All lines at or after the one containing "uint32_t* tile_queue_opt, int64_t", up to the last line of the material, must be repeated exactly, and no others.

++++ Records shown ++++

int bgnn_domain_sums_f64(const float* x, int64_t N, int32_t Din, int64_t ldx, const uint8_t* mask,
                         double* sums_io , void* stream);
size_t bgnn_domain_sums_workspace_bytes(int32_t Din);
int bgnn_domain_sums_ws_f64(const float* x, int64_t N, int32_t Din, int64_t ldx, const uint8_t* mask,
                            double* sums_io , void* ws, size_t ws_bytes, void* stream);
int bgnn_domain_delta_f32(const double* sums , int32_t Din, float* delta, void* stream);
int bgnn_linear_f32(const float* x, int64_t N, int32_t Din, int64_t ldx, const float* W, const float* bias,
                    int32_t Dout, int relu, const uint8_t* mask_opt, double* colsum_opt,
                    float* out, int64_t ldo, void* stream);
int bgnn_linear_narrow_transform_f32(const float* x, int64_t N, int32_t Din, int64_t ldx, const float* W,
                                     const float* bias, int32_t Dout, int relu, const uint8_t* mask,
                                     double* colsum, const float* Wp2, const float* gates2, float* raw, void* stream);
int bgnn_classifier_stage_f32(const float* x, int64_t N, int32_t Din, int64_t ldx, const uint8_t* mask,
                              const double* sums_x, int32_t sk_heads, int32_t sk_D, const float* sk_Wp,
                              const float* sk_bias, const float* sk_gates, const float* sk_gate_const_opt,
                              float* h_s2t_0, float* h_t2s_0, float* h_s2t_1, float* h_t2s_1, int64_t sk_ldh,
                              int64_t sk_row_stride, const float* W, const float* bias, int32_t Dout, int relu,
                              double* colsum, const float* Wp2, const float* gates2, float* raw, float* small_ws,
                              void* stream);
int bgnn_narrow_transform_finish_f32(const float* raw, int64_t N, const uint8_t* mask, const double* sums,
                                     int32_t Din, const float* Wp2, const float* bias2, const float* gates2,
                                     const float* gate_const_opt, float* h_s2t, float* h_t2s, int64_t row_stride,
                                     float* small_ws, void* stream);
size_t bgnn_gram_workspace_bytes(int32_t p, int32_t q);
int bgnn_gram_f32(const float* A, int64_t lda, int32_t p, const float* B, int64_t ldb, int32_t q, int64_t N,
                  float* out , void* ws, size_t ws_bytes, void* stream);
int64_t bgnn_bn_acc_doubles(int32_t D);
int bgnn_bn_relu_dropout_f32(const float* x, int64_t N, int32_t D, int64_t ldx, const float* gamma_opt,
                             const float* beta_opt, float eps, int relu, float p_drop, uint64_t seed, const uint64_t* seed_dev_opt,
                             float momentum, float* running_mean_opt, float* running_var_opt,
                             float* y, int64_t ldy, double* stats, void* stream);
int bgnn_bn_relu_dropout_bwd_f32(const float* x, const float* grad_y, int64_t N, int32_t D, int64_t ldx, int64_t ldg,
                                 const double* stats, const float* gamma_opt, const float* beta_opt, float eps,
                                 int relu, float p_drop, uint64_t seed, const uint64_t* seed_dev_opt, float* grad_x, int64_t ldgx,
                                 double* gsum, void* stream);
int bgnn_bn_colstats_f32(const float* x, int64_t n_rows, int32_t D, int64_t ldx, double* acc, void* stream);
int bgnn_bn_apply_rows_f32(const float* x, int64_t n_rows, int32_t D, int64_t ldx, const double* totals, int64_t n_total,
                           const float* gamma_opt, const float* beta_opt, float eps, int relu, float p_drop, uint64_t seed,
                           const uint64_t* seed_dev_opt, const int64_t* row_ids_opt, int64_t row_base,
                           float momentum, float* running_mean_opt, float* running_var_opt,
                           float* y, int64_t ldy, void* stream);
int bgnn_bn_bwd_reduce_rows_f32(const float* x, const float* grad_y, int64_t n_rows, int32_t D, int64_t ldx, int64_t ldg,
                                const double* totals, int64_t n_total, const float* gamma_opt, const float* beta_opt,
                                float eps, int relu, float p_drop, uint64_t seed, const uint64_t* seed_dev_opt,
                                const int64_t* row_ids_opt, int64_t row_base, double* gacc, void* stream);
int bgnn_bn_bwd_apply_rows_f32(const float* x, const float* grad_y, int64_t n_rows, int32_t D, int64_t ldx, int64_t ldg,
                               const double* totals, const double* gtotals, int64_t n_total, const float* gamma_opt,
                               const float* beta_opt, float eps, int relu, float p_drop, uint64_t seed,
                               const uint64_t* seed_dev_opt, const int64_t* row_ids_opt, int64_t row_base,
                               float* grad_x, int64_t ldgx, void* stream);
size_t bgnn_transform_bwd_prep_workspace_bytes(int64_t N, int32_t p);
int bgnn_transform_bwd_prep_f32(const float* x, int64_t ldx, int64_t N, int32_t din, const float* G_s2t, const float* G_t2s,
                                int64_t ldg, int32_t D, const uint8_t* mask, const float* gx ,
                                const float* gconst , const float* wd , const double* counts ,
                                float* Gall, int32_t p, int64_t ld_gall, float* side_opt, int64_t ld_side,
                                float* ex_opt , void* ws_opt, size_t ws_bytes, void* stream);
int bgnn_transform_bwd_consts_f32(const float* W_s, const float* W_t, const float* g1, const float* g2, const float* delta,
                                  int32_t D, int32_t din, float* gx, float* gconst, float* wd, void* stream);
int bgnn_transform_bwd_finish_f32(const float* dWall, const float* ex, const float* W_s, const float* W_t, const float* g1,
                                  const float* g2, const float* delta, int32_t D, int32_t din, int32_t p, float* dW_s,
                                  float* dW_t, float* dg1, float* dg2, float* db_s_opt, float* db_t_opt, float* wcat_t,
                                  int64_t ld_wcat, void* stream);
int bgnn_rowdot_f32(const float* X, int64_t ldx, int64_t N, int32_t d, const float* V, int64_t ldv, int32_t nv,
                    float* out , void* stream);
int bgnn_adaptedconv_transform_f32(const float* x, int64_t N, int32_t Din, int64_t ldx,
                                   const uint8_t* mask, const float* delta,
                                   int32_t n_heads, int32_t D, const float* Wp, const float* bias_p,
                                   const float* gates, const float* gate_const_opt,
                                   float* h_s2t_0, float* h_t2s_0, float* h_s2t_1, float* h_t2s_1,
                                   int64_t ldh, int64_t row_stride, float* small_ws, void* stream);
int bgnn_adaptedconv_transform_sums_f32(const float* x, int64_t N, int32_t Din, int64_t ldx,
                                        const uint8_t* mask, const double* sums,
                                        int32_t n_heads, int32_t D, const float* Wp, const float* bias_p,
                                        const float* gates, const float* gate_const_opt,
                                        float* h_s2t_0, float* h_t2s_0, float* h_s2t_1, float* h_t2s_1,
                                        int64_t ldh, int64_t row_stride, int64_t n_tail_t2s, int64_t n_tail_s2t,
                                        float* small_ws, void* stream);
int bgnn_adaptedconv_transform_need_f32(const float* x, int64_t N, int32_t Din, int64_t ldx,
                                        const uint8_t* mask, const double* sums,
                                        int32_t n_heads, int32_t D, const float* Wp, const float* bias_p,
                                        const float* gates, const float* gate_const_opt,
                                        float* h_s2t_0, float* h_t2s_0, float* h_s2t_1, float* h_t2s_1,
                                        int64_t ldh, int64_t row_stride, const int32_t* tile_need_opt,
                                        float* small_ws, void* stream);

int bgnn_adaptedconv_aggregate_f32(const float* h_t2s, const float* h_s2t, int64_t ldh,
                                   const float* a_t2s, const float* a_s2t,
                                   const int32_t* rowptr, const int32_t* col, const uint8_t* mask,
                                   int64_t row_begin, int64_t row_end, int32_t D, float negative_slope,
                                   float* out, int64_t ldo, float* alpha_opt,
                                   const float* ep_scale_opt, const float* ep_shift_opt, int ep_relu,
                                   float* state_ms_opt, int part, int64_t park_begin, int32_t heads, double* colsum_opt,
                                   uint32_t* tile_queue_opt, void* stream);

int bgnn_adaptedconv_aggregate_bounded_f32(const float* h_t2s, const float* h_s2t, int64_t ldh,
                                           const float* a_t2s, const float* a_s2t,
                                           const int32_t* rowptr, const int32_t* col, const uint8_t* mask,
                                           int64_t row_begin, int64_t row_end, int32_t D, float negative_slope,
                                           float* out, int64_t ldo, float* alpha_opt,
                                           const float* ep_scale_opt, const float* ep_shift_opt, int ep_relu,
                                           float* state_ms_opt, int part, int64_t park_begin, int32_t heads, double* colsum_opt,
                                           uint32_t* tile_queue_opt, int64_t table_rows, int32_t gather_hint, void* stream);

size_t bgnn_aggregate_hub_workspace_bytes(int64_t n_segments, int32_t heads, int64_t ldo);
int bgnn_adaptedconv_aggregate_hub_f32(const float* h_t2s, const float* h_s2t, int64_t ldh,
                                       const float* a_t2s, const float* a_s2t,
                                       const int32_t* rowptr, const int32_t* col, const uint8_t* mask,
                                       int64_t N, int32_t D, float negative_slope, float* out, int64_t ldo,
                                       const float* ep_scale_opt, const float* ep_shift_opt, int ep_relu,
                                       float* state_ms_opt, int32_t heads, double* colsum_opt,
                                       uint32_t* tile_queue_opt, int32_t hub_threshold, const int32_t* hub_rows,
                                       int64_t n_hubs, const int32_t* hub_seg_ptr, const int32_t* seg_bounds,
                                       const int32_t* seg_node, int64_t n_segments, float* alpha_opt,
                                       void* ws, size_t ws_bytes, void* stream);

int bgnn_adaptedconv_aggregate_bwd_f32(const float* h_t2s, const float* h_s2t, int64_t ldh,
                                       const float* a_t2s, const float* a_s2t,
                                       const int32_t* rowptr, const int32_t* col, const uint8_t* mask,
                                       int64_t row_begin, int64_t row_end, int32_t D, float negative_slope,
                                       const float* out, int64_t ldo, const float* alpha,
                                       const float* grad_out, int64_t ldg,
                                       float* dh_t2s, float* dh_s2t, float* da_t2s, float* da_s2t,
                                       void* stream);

++++

**Output for this task**
                                           uint32_t* tile_queue_opt, int64_t table_rows, int32_t gather_hint, void* stream);

size_t bgnn_aggregate_hub_workspace_bytes(int64_t n_segments, int32_t heads, int64_t ldo);
int bgnn_adaptedconv_aggregate_hub_f32(const float* h_t2s, const float* h_s2t, int64_t ldh,
                                       const float* a_t2s, const float* a_s2t,
                                       const int32_t* rowptr, const int32_t* col, const uint8_t* mask,
                                       int64_t N, int32_t D, float negative_slope, float* out, int64_t ldo,
                                       const float* ep_scale_opt, const float* ep_shift_opt, int ep_relu,
                                       float* state_ms_opt, int32_t heads, double* colsum_opt,
                                       uint32_t* tile_queue_opt, int32_t hub_threshold, const int32_t* hub_rows,
                                       int64_t n_hubs, const int32_t* hub_seg_ptr, const int32_t* seg_bounds,
                                       const int32_t* seg_node, int64_t n_segments, float* alpha_opt,
                                       void* ws, size_t ws_bytes, void* stream);

int bgnn_adaptedconv_aggregate_bwd_f32(const float* h_t2s, const float* h_s2t, int64_t ldh,
                                       const float* a_t2s, const float* a_s2t,
                                       const int32_t* rowptr, const int32_t* col, const uint8_t* mask,
                                       int64_t row_begin, int64_t row_end, int32_t D, float negative_slope,
                                       const float* out, int64_t ldo, const float* alpha,
                                       const float* grad_out, int64_t ldg,
                                       float* dh_t2s, float* dh_s2t, float* da_t2s, float* da_s2t,
                                       void* stream);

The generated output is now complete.